Exercise materials:

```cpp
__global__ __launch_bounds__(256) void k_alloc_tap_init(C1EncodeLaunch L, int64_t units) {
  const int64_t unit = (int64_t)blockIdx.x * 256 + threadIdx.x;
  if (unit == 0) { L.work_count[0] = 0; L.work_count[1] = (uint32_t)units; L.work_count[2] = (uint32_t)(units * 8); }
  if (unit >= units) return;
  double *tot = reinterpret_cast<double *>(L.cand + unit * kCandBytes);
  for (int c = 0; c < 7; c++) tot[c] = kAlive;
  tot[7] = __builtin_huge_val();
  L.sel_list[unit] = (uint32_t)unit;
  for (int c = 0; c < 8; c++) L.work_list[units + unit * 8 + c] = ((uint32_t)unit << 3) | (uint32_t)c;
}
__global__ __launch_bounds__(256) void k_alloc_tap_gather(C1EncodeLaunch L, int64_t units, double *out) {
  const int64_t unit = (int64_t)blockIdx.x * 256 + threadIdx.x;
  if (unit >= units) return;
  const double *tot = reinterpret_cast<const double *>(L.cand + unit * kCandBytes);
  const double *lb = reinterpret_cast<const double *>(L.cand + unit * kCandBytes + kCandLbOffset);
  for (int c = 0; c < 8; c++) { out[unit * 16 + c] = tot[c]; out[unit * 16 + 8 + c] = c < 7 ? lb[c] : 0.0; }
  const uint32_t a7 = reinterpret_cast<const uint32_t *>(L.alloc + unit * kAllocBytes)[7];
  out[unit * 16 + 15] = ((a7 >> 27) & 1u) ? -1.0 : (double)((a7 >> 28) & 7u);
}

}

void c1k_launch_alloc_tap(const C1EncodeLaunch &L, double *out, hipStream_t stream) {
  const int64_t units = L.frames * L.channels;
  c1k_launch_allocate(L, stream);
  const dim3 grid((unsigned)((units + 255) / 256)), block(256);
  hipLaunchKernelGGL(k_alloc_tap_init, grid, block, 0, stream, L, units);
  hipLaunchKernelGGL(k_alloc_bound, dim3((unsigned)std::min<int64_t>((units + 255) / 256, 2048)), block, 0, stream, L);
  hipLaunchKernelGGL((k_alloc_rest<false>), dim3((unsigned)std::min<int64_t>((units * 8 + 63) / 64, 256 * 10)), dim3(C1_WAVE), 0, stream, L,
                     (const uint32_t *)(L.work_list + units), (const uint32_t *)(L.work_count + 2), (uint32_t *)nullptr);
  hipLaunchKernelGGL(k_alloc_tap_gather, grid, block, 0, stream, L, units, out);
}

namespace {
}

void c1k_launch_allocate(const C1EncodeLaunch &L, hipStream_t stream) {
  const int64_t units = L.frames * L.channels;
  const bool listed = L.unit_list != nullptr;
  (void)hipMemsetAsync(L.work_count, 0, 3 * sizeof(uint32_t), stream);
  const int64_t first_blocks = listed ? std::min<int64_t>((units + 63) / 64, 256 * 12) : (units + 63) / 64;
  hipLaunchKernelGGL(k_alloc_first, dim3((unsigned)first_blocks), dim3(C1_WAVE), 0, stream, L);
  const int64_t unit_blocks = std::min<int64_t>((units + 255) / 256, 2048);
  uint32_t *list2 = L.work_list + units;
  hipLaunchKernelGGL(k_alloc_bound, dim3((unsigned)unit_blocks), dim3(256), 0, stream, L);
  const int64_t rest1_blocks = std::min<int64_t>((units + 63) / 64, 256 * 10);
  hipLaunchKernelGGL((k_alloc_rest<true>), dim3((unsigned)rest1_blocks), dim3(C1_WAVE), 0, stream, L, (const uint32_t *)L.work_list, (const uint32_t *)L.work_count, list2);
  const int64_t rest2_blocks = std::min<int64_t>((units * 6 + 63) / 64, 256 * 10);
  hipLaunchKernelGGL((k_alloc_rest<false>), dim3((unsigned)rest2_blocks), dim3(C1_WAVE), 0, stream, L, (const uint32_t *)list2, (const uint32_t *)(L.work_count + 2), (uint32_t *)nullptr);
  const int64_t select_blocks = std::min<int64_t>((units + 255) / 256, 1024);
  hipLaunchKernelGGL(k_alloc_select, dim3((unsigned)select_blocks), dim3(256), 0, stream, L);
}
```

What to produce: Which lines of the data include the string "double"? Copy each of them.

Response to this task:
  double *tot = reinterpret_cast<double *>(L.cand + unit * kCandBytes);
__global__ __launch_bounds__(256) void k_alloc_tap_gather(C1EncodeLaunch L, int64_t units, double *out) {
  const double *tot = reinterpret_cast<const double *>(L.cand + unit * kCandBytes);
  const double *lb = reinterpret_cast<const double *>(L.cand + unit * kCandBytes + kCandLbOffset);
  out[unit * 16 + 15] = ((a7 >> 27) & 1u) ? -1.0 : (double)((a7 >> 28) & 7u);
void c1k_launch_alloc_tap(const C1EncodeLaunch &L, double *out, hipStream_t stream) {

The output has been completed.